Thursday, December 16, 2004

Does It Hurt Your Credit to Cosign?

State laws govern the rights that creditors have against cosigners. In most states, as recognized by the Federal Trade Commission, lenders can immediately pursue collection efforts against cosigners without first attempting to collect their debts against primary debtors. As further noted by the Federal Trade Commission, a primary borrower's failure to pay his loan can hurt his credit record as well as his cosigner's credit record.

Overview

    In most cases, cosigners are relatives of primary borrowers. Most often, a primary borrower's credit history is insufficient to qualify for a vehicle loan or other type of loan for personal property.

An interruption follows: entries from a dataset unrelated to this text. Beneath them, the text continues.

template <class T, class = void> struct table_gathers_once : std::false_type {};
template <class T> struct table_gathers_once<T, std::void_t<decltype(T::kGathersOnce)>> : std::true_type {};

constexpr uint32_t kStreamRoom = 192;
#ifndef SNAPPY_STREAM_SLOTS_LDS
#define SNAPPY_STREAM_SLOTS_LDS 512
#endif
constexpr uint32_t kStreamSlotsLds = SNAPPY_STREAM_SLOTS_LDS, kStreamSlotsGlobal = 256;
__host__ __device__ constexpr uint32_t stream_scratch_bytes(uint32_t slots) { return 8u * slots; }

struct StreamWindow {
    uint32_t base;
    uint4 a, b;
    uint32_t h0, e0;
};

__device__ __forceinline__ void stream_load_window(StreamWindow& w, const uint8_t* __restrict__ blk, uint32_t base, uint32_t last16,
                                                   uint32_t lane)
{
    w.base = base;
    const uint32_t q = base + lane;
    w.a = ld128(blk + (q < last16 ? q : last16));
    w.b = ld128(blk + (q + 16u < last16 ? q + 16u : last16));
}
__device__ __forceinline__ void stream_hash_window(StreamWindow& w, uint32_t shift)
{
    const uint32_t prod = w.a.x * kHashMul;
    w.h0 = prod >> shift;
    w.e0 = (prod << (32 - shift)) & 0xffff0000u;
}

struct StreamGather {
    uint32_t ent;
    uint4 ka, kb;
    unsigned long long worthm;
};
template <class Table>
__device__ __forceinline__ void stream_issue_gather(StreamGather& g, const Table& table, const StreamWindow& w,
                                                    const uint8_t* __restrict__ blk, uint32_t lane)
{
    const uint32_t mine_l = w.e0 | (w.base + lane);
    g.ent = table.load_lane(w.h0, mine_l);
    const bool worth = !Table::certain_miss(g.ent, mine_l);
    g.worthm = __ballot(worth);
    g.ka = g.kb = make_uint4(0, 0, 0, 0);
    if (worth) {
        const uint8_t* __restrict__ c = blk + (g.ent & 0xffffu);
        g.ka = ld128(c);
        g.kb = ld128(c + 16);
    }
}

#ifdef SNAPPY_EMU
__device__ __forceinline__ uint32_t lds_max_rtn(lds_words_t p, uint32_t v)
{
    const uint32_t old = *p;
    if (v > old) *p = v;
    return old;
}
#else
__device__ __forceinline__ uint32_t lds_max_rtn(lds_words_t p, uint32_t v)
{
    return __hip_atomic_fetch_max((__attribute__((address_space(3))) uint32_t*)p, v, __ATOMIC_RELAXED, __HIP_MEMORY_SCOPE_WAVEFRONT);
}
#endif

struct StreamDup {
    uint32_t j1 = 0;
    uint32_t extj = 0;
    unsigned long long nf = 0;
    unsigned long long hitj = 0;
    unsigned long long deep = 0;
    unsigned long long cx = 0;
};

template <uint32_t kSlots>
__device__ __forceinline__ void stream_analyse(StreamDup& d, const StreamWindow& w, lds_bytes_t scratch, uint32_t lane)
{
    lds_words_t tab = (lds_words_t)scratch;
    const uint32_t sa = w.h0 & (kSlots - 1u);
    const uint32_t sb = kSlots + ((w.h0 >> 5) & (kSlots - 1u));
#ifdef SNAPPY_EMU
    static const bool unordered = getenv("EMU_LDS_UNORDERED") != nullptr;
    uint32_t oa = 0, ob = 0;
    if (unordered) {
        oa = lds_max_rtn(tab + sa, lane + 1u);
        ob = lds_max_rtn(tab + sb, lane + 1u);
    } else {
        for (uint32_t turn = 0; turn < kWave; ++turn) {
            if (lane == turn) {
                oa = lds_max_rtn(tab + sa, lane + 1u);
                ob = lds_max_rtn(tab + sb, lane + 1u);
            }
            __builtin_amdgcn_wave_barrier();
        }
    }
#else
    const uint32_t oa = lds_max_rtn(tab + sa, lane + 1u);
    const uint32_t ob = lds_max_rtn(tab + sb, lane + 1u);
#endif
    __builtin_amdgcn_wave_barrier();
    tab[sa] = 0;
    tab[sb] = 0;
    __builtin_amdgcn_wave_barrier();
    const uint32_t ja = oa - 1u, jb = ob - 1u;
    d = StreamDup();
    if (__ballot((oa && ja >= lane) || (ob && jb >= lane))) {
        STREAM_STAT(7);
        ALIAS_STAT(3);
        d.cx = dup_slot_lanes(scratch, w.h0, lane);
        for (uint32_t i = lane; i < 2u * kSlots; i += kWave) tab[i] = 0;
        __builtin_amdgcn_wave_barrier();
        return;
    }
    const uint32_t ha = (uint32_t)__shfl((int)w.h0, (int)(ja & 63u));
    const uint32_t hb = (uint32_t)__shfl((int)w.h0, (int)(jb & 63u));
    const unsigned long long OA = __ballot(oa != 0), OB = __ballot(ob != 0);
    const unsigned long long MA = OA & __ballot(ha == w.h0), MB = OB & __ballot(hb == w.h0);
    const bool ma = __builtin_amdgcn_inverse_ballot_w64(MA);
    d.j1 = ma ? ja : jb;
    d.nf = MA | MB;
    d.cx = OA & OB & ~d.nf;
    for (unsigned long long m = d.cx; m; m &= m - 1) {
        const uint32_t s = (uint32_t)__builtin_ctzll(m);
        const uint32_t hs = (uint32_t)__builtin_amdgcn_readlane((int)w.h0, (int)s);
        ALIAS_STAT(0);
        if (__ballot(w.h0 == hs) & ((1ull << s) - 1ull)) {
            ALIAS_STAT(2);
        } else {
            ALIAS_STAT(1);
            d.cx &= ~(1ull << s);
        }
    }
    if (d.nf) {
        const uint32_t jl = d.j1 & 63u;
        const uint32_t xj = (uint32_t)__shfl((int)w.a.x, (int)jl);
        const uint32_t e1 = (uint32_t)__shfl((int)w.a.y, (int)jl) ^ w.a.y;
        const uint32_t e2 = (uint32_t)__shfl((int)w.a.z, (int)jl) ^ w.a.z;
        d.hitj = d.nf & __ballot(xj == w.a.x);
        d.extj = min_u32(min_u32(first_bit(e1), first_bit(e2) | 32u), 64u) >> 3;
        const unsigned long long chained = d.nf | d.cx;
        d.deep = d.nf & __ballot(((uint32_t)(chained >> jl) & 1u) != 0);
    }
}

__device__ __forceinline__ void stream_walk(uint32_t advv, uint32_t clv, uint32_t& t, unsigned long long& V, unsigned long long& COV)
{
#ifdef SNAPPY_EMU
    for (;;) {
        const uint32_t l = t & 63u;
        V |= 1ull << l;
        const uint32_t a = (uint32_t)__builtin_amdgcn_readlane((int)advv, (int)l);
        const uint32_t c = (uint32_t)__builtin_amdgcn_readlane((int)clv, (int)l);
        if (c) COV |= ((1ull << c) - 1ull) << l;
        const uint32_t nt = t + a;
        const bool carry = nt < t;
        t = nt;
        if (carry) break;
    }
#else
    uint32_t a, c;
    unsigned long long m;
    asm volatile(
        "1:\n"
        "  s_bitset1_b64 %[V], %[t]\n"
        "  v_readlane_b32 %[a], %[advv], %[t]\n"
        "  v_readlane_b32 %[c], %[clv], %[t]\n"
        "  s_bfm_b64 %[m], %[c], %[t]\n"
        "  s_or_b64 %[COV], %[COV], %[m]\n"
        "  s_add_u32 %[t], %[t], %[a]\n"
        "  s_cbranch_scc1 2f\n"
        "  s_bitset1_b64 %[V], %[t]\n"
        "  v_readlane_b32 %[a], %[advv], %[t]\n"
        "  v_readlane_b32 %[c], %[clv], %[t]\n"
        "  s_bfm_b64 %[m], %[c], %[t]\n"
        "  s_or_b64 %[COV], %[COV], %[m]\n"
        "  s_add_u32 %[t], %[t], %[a]\n"
        "  s_cbranch_scc1 2f\n"
        "  s_bitset1_b64 %[V], %[t]\n"
        "  v_readlane_b32 %[a], %[advv], %[t]\n"
        "  v_readlane_b32 %[c], %[clv], %[t]\n"
        "  s_bfm_b64 %[m], %[c], %[t]\n"
        "  s_or_b64 %[COV], %[COV], %[m]\n"
        "  s_add_u32 %[t], %[t], %[a]\n"
        "  s_cbranch_scc1 2f\n"
        "  s_bitset1_b64 %[V], %[t]\n"
        "  v_readlane_b32 %[a], %[advv], %[t]\n"
        "  v_readlane_b32 %[c], %[clv], %[t]\n"
        "  s_bfm_b64 %[m], %[c], %[t]\n"
        "  s_or_b64 %[COV], %[COV], %[m]\n"
        "  s_add_u32 %[t], %[t], %[a]\n"
        "  s_cbranch_scc0 1b\n"
        "2:\n"
        : [t] "+s"(t), [V] "+s"(V), [COV] "+s"(COV), [a] "=&s"(a), [c] "=&s"(c), [m] "=&s"(m)
        : [advv] "v"(advv), [clv] "v"(clv)
        : "scc");
#endif
}
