@@ -246,22 +273,31 @@
     }
 }
 
-__global__ __launch_bounds__(256) void run_jobs_k(const Job* __restrict__ jobs, const int4* __restrict__ map) {
-    __shared__ __attribute__((aligned(16))) unsigned char lds_raw[CPK_LDS_BYTES];
-    static_assert(CPK_LDS_BYTES >= (int)sizeof(float) * CRD_MAXKK * (CRD_CI + 1), "the reduce tile fits the pack tile");
-    static_assert(CPK_LDS_BYTES >= 256 * 16, "the wide row reduction's tree fits");
-    unsigned bidx = blockIdx.x, nblk = gridDim.x, jidx = blockIdx.y;
-    if (map) {
-        const int4 m = map[blockIdx.x];
-        jidx = (unsigned)m.x; bidx = (unsigned)m.y; nblk = (unsigned)m.z;
-    }
-    const Job j = jobs[jidx];
+#ifndef JOBS_TILED_ADAM
+#define JOBS_TILED_ADAM 1
+#endif
+__host__ __device__ inline bool adam_tile_dims(long type, long n, long a0, long a1, long c0, long c1, bool has2, unsigned D0,
+                                               unsigned d1, unsigned d2, int& fA, int& fB, unsigned& T0, unsigned& T1, unsigned& T2) {
+    fA = a0 == 1 ? 0 : (a1 == 1 ? 1 : 2);
+    fB = !has2 ? fA : (c0 == 1 ? 0 : (c1 == 1 ? 1 : 2));
+    if (!(JOBS_TILED_ADAM && type == 6 && n >= (1l << 20)) || (fA == 2 && fB == 2)) return false;
+    if (fA != 2 && fB != 2 && fA != fB) { T2 = 16; T0 = fB == 0 ? 32 : 16; T1 = fB == 1 ? 32 : 16; }
+    else { const int f = fA != 2 ? fA : fB; T2 = 32; T0 = f == 0 ? 32 : 8; T1 = f == 1 ? 32 : 8; }
+    T0 = T0 < D0 ? T0 : D0; T1 = T1 < d1 ? T1 : d1; T2 = T2 < d2 ? T2 : d2;
+    return true;
+}
+__host__ __device__ inline bool rows_wide(unsigned nsl, unsigned n, unsigned slb, const void* src) {
+    return nsl >= 1024 && (n & 3) == 0 && (slb & 3) == 0 && ((size_t)src & 15) == 0;
+}
+
+__device__ __forceinline__ void run_piece(const Job& j, unsigned char* lds_raw, unsigned lds_bytes, unsigned bidx, unsigned nblk) {
     if (j.type == 3) {
-        if (j.dtype == RBVAE_F32) conv_pack_rows<float>(j, lds_raw, bidx, nblk); else conv_pack_rows<bf16_t>(j, lds_raw, bidx, nblk);
+        if (j.dtype == RBVAE_F32) conv_pack_rows<float>(j, lds_raw, lds_bytes, bidx, nblk);
+        else conv_pack_rows<bf16_t>(j, lds_raw, lds_bytes, bidx, nblk);
         return;
     }
     if (j.type == 4) {
-        conv_reduce_rows(j, (float*)lds_raw, bidx, nblk);
+        conv_reduce_rows(j, (float*)lds_raw, lds_bytes, bidx, nblk);
         return;
     }
     if (j.type == 6 || j.type == 7) {
@@ -270,19 +306,13 @@
         const unsigned d1 = (unsigned)j.d1, d2 = (unsigned)j.d2;
         const long n = j.d0 * j.d1 * j.d2, base = j.src - c.w;
         const int t1 = (int)(j.dtype & 255), t2 = (int)((j.dtype >> 8) & 255);
-#ifndef JOBS_TILED_ADAM
-#define JOBS_TILED_ADAM 1
-#endif
-        if (JOBS_TILED_ADAM && j.type == 6 && n >= (1l << 20)) {
+        {
             const long a0 = j.s0, a1 = j.s1, a2 = j.s2, c0 = j.nslab, c1 = j.slab, c2 = j.accumulate;
-            const int fA = a0 == 1 ? 0 : (a1 == 1 ? 1 : 2);
-            const int fB = !j.dst2 ? fA : (c0 == 1 ? 0 : (c1 == 1 ? 1 : 2));
-            if (fA != 2 || fB != 2) {
-                const unsigned D0 = (unsigned)j.d0;
-                unsigned T0, T1, T2;
-                if (fA != 2 && fB != 2 && fA != fB) { T2 = 16; T0 = fB == 0 ? 32 : 16; T1 = fB == 1 ? 32 : 16; }
-                else { const int f = fA != 2 ? fA : fB; T2 = 32; T0 = f == 0 ? 32 : 8; T1 = f == 1 ? 32 : 8; }
-                T0 = min(T0, D0); T1 = min(T1, d1); T2 = min(T2, d2);
+            const unsigned D0 = (unsigned)j.d0;
+            int fA, fB;
+            unsigned T0, T1, T2;
+            if (adam_tile_dims(j.type, n, a0, a1, c0, c1, j.dst2 != nullptr, D0, d1, d2, fA, fB, T0, T1, T2)) {
+                if (T0 * T1 * (T2 + 1) * 4 > lds_bytes) return;
                 const unsigned nt0 = (D0 + T0 - 1) / T0, nt1 = (d1 + T1 - 1) / T1, nt2 = (d2 + T2 - 1) / T2;
                 const unsigned pitch = T2 + 1, tel = T0 * T1 * T2;
                 float* tile = (float*)lds_raw;
@@ -365,7 +395,8 @@
     if (bidx * (j.type == 2 ? 4u : 256u) >= n) return;
     if (j.type == 2) {
         const unsigned nsl = (unsigned)j.nslab, slb = (unsigned)j.slab;
-        if (nsl >= 1024 && (n & 3) == 0 && (slb & 3) == 0 && ((size_t)j.src & 15) == 0) {
+        if (rows_wide(nsl, n, slb, j.src)) {
+            if (lds_bytes < 256 * 16) return;
             float4* red = (float4*)lds_raw;
             float* out = (float*)j.dst;
             for (unsigned cb = bidx; cb < n / 4; cb += nblk) {
@@ -489,6 +520,15 @@
             float a = 0.f;
             const unsigned ns = (unsigned)j.nslab;
             unsigned k = 0;
+#if PRD_INFLIGHT >= 32
+            for (; k + 32 <= ns; k += 32) {
+                float v[32];
+#pragma unroll
+                for (int u = 0; u < 32; ++u) v[u] = p[(size_t)(k + u) * j.slab];
+#pragma unroll
+                for (int u = 0; u < 32; ++u) a += v[u];
+            }
+#endif
             for (; k + 16 <= ns; k += 16) {
                 float v[16];
 #pragma unroll
@@ -509,6 +549,33 @@
     }
 }
 
+
+__global__ __launch_bounds__(256) void run_jobs_k(const Job* __restrict__ jobs, const int4* __restrict__ map, unsigned lds_bytes) {
+    extern __shared__ __attribute__((aligned(16))) unsigned char lds_raw[];
+    static_assert(CPK_LDS_BYTES >= (int)sizeof(float) * CRD_MAXKK * (CRD_CI + 1), "the reduce tile fits the pack tile");
+    static_assert(CPK_LDS_BYTES >= 256 * 16, "the wide row reduction's tree fits");
+    static_assert(CPK_LDS_BYTES >= 32 * 8 * 33 * 4 && CPK_LDS_BYTES >= 32 * 16 * 17 * 4, "the tiled update's tile fits");
+    unsigned bidx = blockIdx.x, nblk = gridDim.x, jidx = blockIdx.y;
+    if (map) {
+        const int4 m = map[blockIdx.x];
+        jidx = (unsigned)m.x; bidx = (unsigned)m.y; nblk = (unsigned)m.z;
+    }
+    const Job j = jobs[jidx];
+    run_piece(j, lds_raw, lds_bytes, bidx, nblk);
+}
+
+__global__ __launch_bounds__(256) void run_jobs_walk_k(const Job* __restrict__ jobs, unsigned njobs, const int4* __restrict__ items,
+                                                       unsigned nitems, const int* __restrict__ bounds, unsigned lds_bytes) {
+    extern __shared__ __attribute__((aligned(16))) unsigned char lds_raw[];
+    const unsigned a = min((unsigned)bounds[blockIdx.x], nitems), b = min((unsigned)bounds[blockIdx.x + 1], nitems);
+    for (unsigned it = a; it < b; ++it) {
+        const int4 m = items[it];
+        const Job j = jobs[min((unsigned)m.x, njobs - 1)];
+        run_piece(j, lds_raw, lds_bytes, (unsigned)m.y, max((unsigned)m.z, 1u));
+        __syncthreads();
+    }
+}
+
 }
 
 using namespace rbvae;
@@ -516,44 +583,61 @@
 extern "C" int rbvae_run_jobs(const void* jobs_dev, int njobs, int blocks_per_job, void* stream) {
     RBVAE_CHECK_ARG(jobs_dev && njobs > 0 && blocks_per_job > 0, "run_jobs: bad arguments");
     RBVAE_CHECK_ARG(njobs <= 65535, "run_jobs: too many jobs");
-    hipLaunchKernelGGL(run_jobs_k, dim3(blocks_per_job, njobs), dim3(256), 0, (hipStream_t)stream, (const Job*)jobs_dev,
-                       (const int4*)nullptr);
+    hipLaunchKernelGGL(run_jobs_k, dim3(blocks_per_job, njobs), dim3(256), CPK_LDS_BYTES, (hipStream_t)stream, (const Job*)jobs_dev,
+                       (const int4*)nullptr, (unsigned)CPK_LDS_BYTES);
     RBVAE_CHECK_LAUNCH("run_jobs");
     return RBVAE_OK;
 }
 
 static long job_blocks_of(const long* r) {
     const long type = r[0], d0 = r[3], d1 = r[4], d2 = r[5], n = d0 * d1 * d2;
-    const long dtype = r[11];
-    if (type == 3) {
-        const long es = (dtype & 255) == RBVAE_F32 ? 4 : 2, nco = 16 / es, nv = 16 / es, kk = d2;
-        long cib = (CPK_MAXROW / kk) / nv * nv;
-        if (cib > d1) cib = d1;
-        if (cib > CPK_CIB && d1 % CPK_CIB == 0) cib = CPK_CIB;
-        return ((d0 + nco - 1) / nco) * ((d1 + cib - 1) / cib);
-    }
-    if (type == 4) return d0 * ((d1 + CRD_CI - 1) / CRD_CI);
+    if (type == 3) return cpk_blocks(d0, d1, d2, r[11] == RBVAE_F32 ? 4 : 8);
+    if (type == 4) return crd_blocks(d0, d1);
     if (type == 5) return d0;
     if (type == 6 || type == 7) {
-        if (type == 6 && n >= (1l << 20)) {
-            const long a0 = r[6], a1 = r[7], c0 = r[9], c1 = r[10];
-            const int fA = a0 == 1 ? 0 : (a1 == 1 ? 1 : 2);
-            const int fB = !r[15] ? fA : (c0 == 1 ? 0 : (c1 == 1 ? 1 : 2));
-            if (fA != 2 || fB != 2) {
-                long T0, T1, T2;
-                if (fA != 2 && fB != 2 && fA != fB) { T2 = 16; T0 = fB == 0 ? 32 : 16; T1 = fB == 1 ? 32 : 16; }
-                else { const int f = fA != 2 ? fA : fB; T2 = 32; T0 = f == 0 ? 32 : 8; T1 = f == 1 ? 32 : 8; }
-                if (T0 > d0) T0 = d0;
-                if (T1 > d1) T1 = d1;
-                if (T2 > d2) T2 = d2;
-                return ((d0 + T0 - 1) / T0) * ((d1 + T1 - 1) / T1) * ((d2 + T2 - 1) / T2);
-            }
-        }
+        int fA, fB;
+        unsigned T0, T1, T2;
+        if (adam_tile_dims(type, n, r[6], r[7], r[9], r[10], r[15] != 0, (unsigned)d0, (unsigned)d1, (unsigned)d2, fA, fB, T0, T1, T2))
+            return ((d0 + T0 - 1) / T0) * ((d1 + T1 - 1) / T1) * ((d2 + T2 - 1) / T2);
         return (n + 255) / 256;
     }
     if (type == 2) return (n + 3) / 4;
     if (r[14]) return (d0 * d1 + 255) / 256;
     return (n + 255) / 256;
+}
+
+static long job_lds_of(const long* r) {
+    const long type = r[0], d0 = r[3], d1 = r[4], d2 = r[5], n = d0 * d1 * d2;
+    if (d0 <= 0 || d1 <= 0 || d2 <= 0) return 0;
+    if (type == 3) return d2 > 16 ? 0 : cpk_lds_bytes((unsigned)d1, (unsigned)d2, r[11] == RBVAE_F32 ? 4 : 8);
+    if (type == 4) return d2 > CRD_MAXKK ? 0 : crd_lds_bytes((unsigned)d1, (unsigned)d2);
+    if (type == 6) {
+        int fA, fB;
+        unsigned T0, T1, T2;
+        if (adam_tile_dims(type, n, r[6], r[7], r[9], r[10], r[15] != 0, (unsigned)d0, (unsigned)d1, (unsigned)d2, fA, fB, T0, T1, T2))
+            return (long)T0 * T1 * (T2 + 1) * 4;
+        return 0;
+    }
+    if (type == 2) return rows_wide((unsigned)r[9], (unsigned)n, (unsigned)r[10], (const void*)r[1]) ? 256 * 16 : 0;
+    return 0;
+}
+
+static long job_bytes_of(const long* r) {
+    const long type = r[0], d0 = r[3], d1 = r[4], d2 = r[5], n = d0 * d1 * d2, ns = r[9] > 0 ? r[9] : 1;
+    if (type == 3) return n * (r[14] ? 32 : 8);
+    if (type == 4 || type == 1) return n * 4 * (ns + 1);
+    if (type == 2) return n * 4 * ns;
+    if (type == 5) return d0 * d2 * 32;
+    if (type == 6 || type == 7) return n * 32;
+    return n * 8;
+}
+
+extern "C" int rbvae_job_lds_bytes(const long* rows_host, int njobs) {
+    if (!rows_host || njobs <= 0) return fail(RBVAE_E_INVALID, "job_lds_bytes: bad arguments");
+    long need = 0;
+    for (int j = 0; j < njobs; ++j) { const long b = job_lds_of(rows_host + 16l * j); if (b > need) need = b; }
+    if (need > CPK_LDS_BYTES) return fail(RBVAE_E_INVALID, "job_lds_bytes: a job needs %ld bytes of LDS (at most %d)", need, CPK_LDS_BYTES);
+    return (int)need;
 }
 
 extern "C" int rbvae_job_block_map(const long* rows_host, int njobs, int max_blocks_per_job, int* map_host, int map_capacity) {
@@ -576,11 +660,60 @@
     return (int)total;
 }
 
-extern "C" int rbvae_run_jobs_sized(const void* jobs_dev, const void* block_map_dev, int total_blocks, void* stream) {
+static int run_jobs_sized(const void* jobs_dev, const void* block_map_dev, int total_blocks, int lds_bytes, void* stream) {
     RBVAE_CHECK_ARG(jobs_dev && block_map_dev && total_blocks > 0, "run_jobs_sized: bad arguments");
     RBVAE_CHECK_ARG((uintptr_t)block_map_dev % 16 == 0, "run_jobs_sized: the block map must be 16-byte aligned");
-    hipLaunchKernelGGL(run_jobs_k, dim3(total_blocks), dim3(256), 0, (hipStream_t)stream, (const Job*)jobs_dev,
-                       (const int4*)block_map_dev);
+    RBVAE_CHECK_ARG(lds_bytes >= 0 && lds_bytes <= CPK_LDS_BYTES, "run_jobs_sized: LDS bytes out of range");
+    hipLaunchKernelGGL(run_jobs_k, dim3(total_blocks), dim3(256), (size_t)lds_bytes, (hipStream_t)stream, (const Job*)jobs_dev,
+                       (const int4*)block_map_dev, (unsigned)lds_bytes);
     RBVAE_CHECK_LAUNCH("run_jobs_sized");
     return RBVAE_OK;
 }
+
+extern "C" int rbvae_run_jobs_sized(const void* jobs_dev, const void* block_map_dev, int total_blocks, void* stream) {
+    return run_jobs_sized(jobs_dev, block_map_dev, total_blocks, CPK_LDS_BYTES, stream);
+}
+
+extern "C" int rbvae_run_jobs_sized_lds(const void* jobs_dev, const void* block_map_dev, int total_blocks, int lds_bytes, void* stream) {
+    return run_jobs_sized(jobs_dev, block_map_dev, total_blocks, lds_bytes, stream);
+}
+
+extern "C" int rbvae_job_walk_map(const long* rows_host, int njobs, int max_blocks_per_job, int groups, int* items_host,
+                                  int items_capacity, int* bounds_host) {
+    if (!rows_host || njobs <= 0 || max_blocks_per_job <= 0 || groups <= 0) return fail(RBVAE_E_INVALID, "job_walk_map: bad arguments");
+    const int total = rbvae_job_block_map(rows_host, njobs, max_blocks_per_job, items_host, items_capacity);
+    if (total < 0 || !items_host) return total;
+    if (!bounds_host) return fail(RBVAE_E_INVALID, "job_walk_map: no room for the range bounds");
+    auto cost = [&](int i) {
+        const long* r = rows_host + 16l * items_host[4 * i];
+        return job_bytes_of(r) / items_host[4 * i + 2] + 4096;
+    };
+    double sum = 0;
+    for (int i = 0; i < total; ++i) sum += (double)cost(i);
+    double cum = 0;
+    int g = 0;
+    bounds_host[0] = 0;
+    for (int i = 0; i < total; ++i) {
+        const double c = (double)cost(i);
+        int gi = (int)((cum + 0.5 * c) * groups / sum);
+        if (gi >= groups) gi = groups - 1;
+        while (g < gi) bounds_host[++g] = i;
+        cum += c;
+    }
+    while (g < groups) bounds_host[++g] = total;
+    for (int k = 0; k < groups; ++k)
+        if (bounds_host[k] > bounds_host[k + 1] || bounds_host[k] < 0) return fail(RBVAE_E_INVALID, "job_walk_map: ranges out of order");
+    if (bounds_host[0] != 0 || bounds_host[groups] != total) return fail(RBVAE_E_INVALID, "job_walk_map: ranges do not cover the items");
+    return total;
+}
+
+extern "C" int rbvae_run_jobs_walk(const void* jobs_dev, int njobs, const void* items_dev, int nitems, const void* bounds_dev,
+                                   int groups, int lds_bytes, void* stream) {
+    RBVAE_CHECK_ARG(jobs_dev && items_dev && bounds_dev && njobs > 0 && nitems > 0 && groups > 0, "run_jobs_walk: bad arguments");
+    RBVAE_CHECK_ARG((uintptr_t)items_dev % 16 == 0, "run_jobs_walk: the item map must be 16-byte aligned");
+    RBVAE_CHECK_ARG(lds_bytes >= 0 && lds_bytes <= CPK_LDS_BYTES, "run_jobs_walk: LDS bytes out of range");
+    hipLaunchKernelGGL(run_jobs_walk_k, dim3(groups), dim3(256), (size_t)lds_bytes, (hipStream_t)stream, (const Job*)jobs_dev,
+                       (unsigned)njobs, (const int4*)items_dev, (unsigned)nitems, (const int*)bounds_dev, (unsigned)lds_bytes);
+    RBVAE_CHECK_LAUNCH("run_jobs_walk");
+    return RBVAE_OK;
+}
diff --git a/symbols-from-video_amd/engine.py b/symbols-from-video_amd/engine.py
--- a/symbols-from-video_amd/engine.py
+++ b/symbols-from-video_amd/engine.py
@@ -170,6 +170,27 @@
     if L.query("rbvae_job_block_map", arr.ctypes.data, len(rows), cap, m.ctypes.data, total) != total:
         raise RuntimeError("rbvae_job_block_map: " + L.lib().rbvae_last_error().decode())
     return torch.from_numpy(m).to(device), total
+
+
+def job_walk_bounds(rows, device, cap, groups):
+    import numpy as np
+    arr = np.ascontiguousarray(np.array(rows, dtype=np.int64).reshape(len(rows), 16))
+    total = L.query("rbvae_job_walk_map", arr.ctypes.data, len(rows), cap, groups, None, 0, None)
+    if total <= 0:
+        raise RuntimeError("rbvae_job_walk_map: " + L.lib().rbvae_last_error().decode())
+    items, bounds = np.empty(4 * total, dtype=np.int32), np.empty(groups + 1, dtype=np.int32)
+    if L.query("rbvae_job_walk_map", arr.ctypes.data, len(rows), cap, groups, items.ctypes.data, total, bounds.ctypes.data) != total:
+        raise RuntimeError("rbvae_job_walk_map: " + L.lib().rbvae_last_error().decode())
+    return torch.from_numpy(bounds).to(device)
+
+
+def job_lds_bytes(rows):
+    import numpy as np
+    arr = np.ascontiguousarray(np.array(rows, dtype=np.int64).reshape(len(rows), 16))
+    n = L.query("rbvae_job_lds_bytes", arr.ctypes.data, len(rows))
+    if n < 0:
+        raise RuntimeError("rbvae_job_lds_bytes: " + L.lib().rbvae_last_error().decode())
+    return n
 
 
 class Saved:
@@ -224,6 +245,8 @@
         self.last_wgrad_kernel = None
         self._job_blocks = 256
         self.sized_jobs = 2
+        self.walk_jobs = int(os.environ.get("RBVAE_WALK_JOBS", "0"))
+        self._walk_groups = 768
         self._side: Optional[torch.cuda.Stream] = None
         self.overlap = True
         self._ks_small = 3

As a cosigner, the individual cosigning a loan becomes financially responsible for repayment. If the primary borrower defaults or simply sends one payment after the due date, the lender can demand repayment from the cosigner for the delinquency. Furthermore, a lender can demand repayment of late fees and interest from a cosigner. Unlike "guarantee loans," lenders can pursue repayment from cosigners even before a buyer is technically in default.

Legal Consequences

    Although the Federal Trade Commission regulates the disclosure notices, it does not regulate state laws governing the consequences of default. Creditors have a legal right to report any default by the primary borrower to credit reporting bureaus. The negative report can affect the credit records of both the primary borrower and cosigner. Furthermore, joint and several liability laws allow lenders to sue cosigners and primary borrowers separately for repayment of their loans. Moreover, a lender can sue a cosigner without suing the primary borrower. Lenders can garnish and levy a cosigner's personal property and wages once he obtains a judgment and writ of execution.

Federal Law

    Under the mandatory federal disclosure laws, creditors must provide cosigners with an informational statement regarding their rights. Codified in the Code of Federal Regulations, banks and lenders engage in deceptive practices in violation of federal consumer protection laws if they fail to provide cosigners with a disclosure notice.

Disclosure Notice

    A lender must place its cosigner disclosure notice conspicuously in the original loan agreement or within a separate document. A lender must specifically state that it has a right to collect debts from the cosigning party without first attempting to collect its debts from the primary borrower. Furthermore, a lender must notify a cosigner that it has the same collection rights against the cosigner as it has against the primary borrower. The lender must warn consumers that as cosigners of loans, they may experience lower credit scores and damage to their credit reports.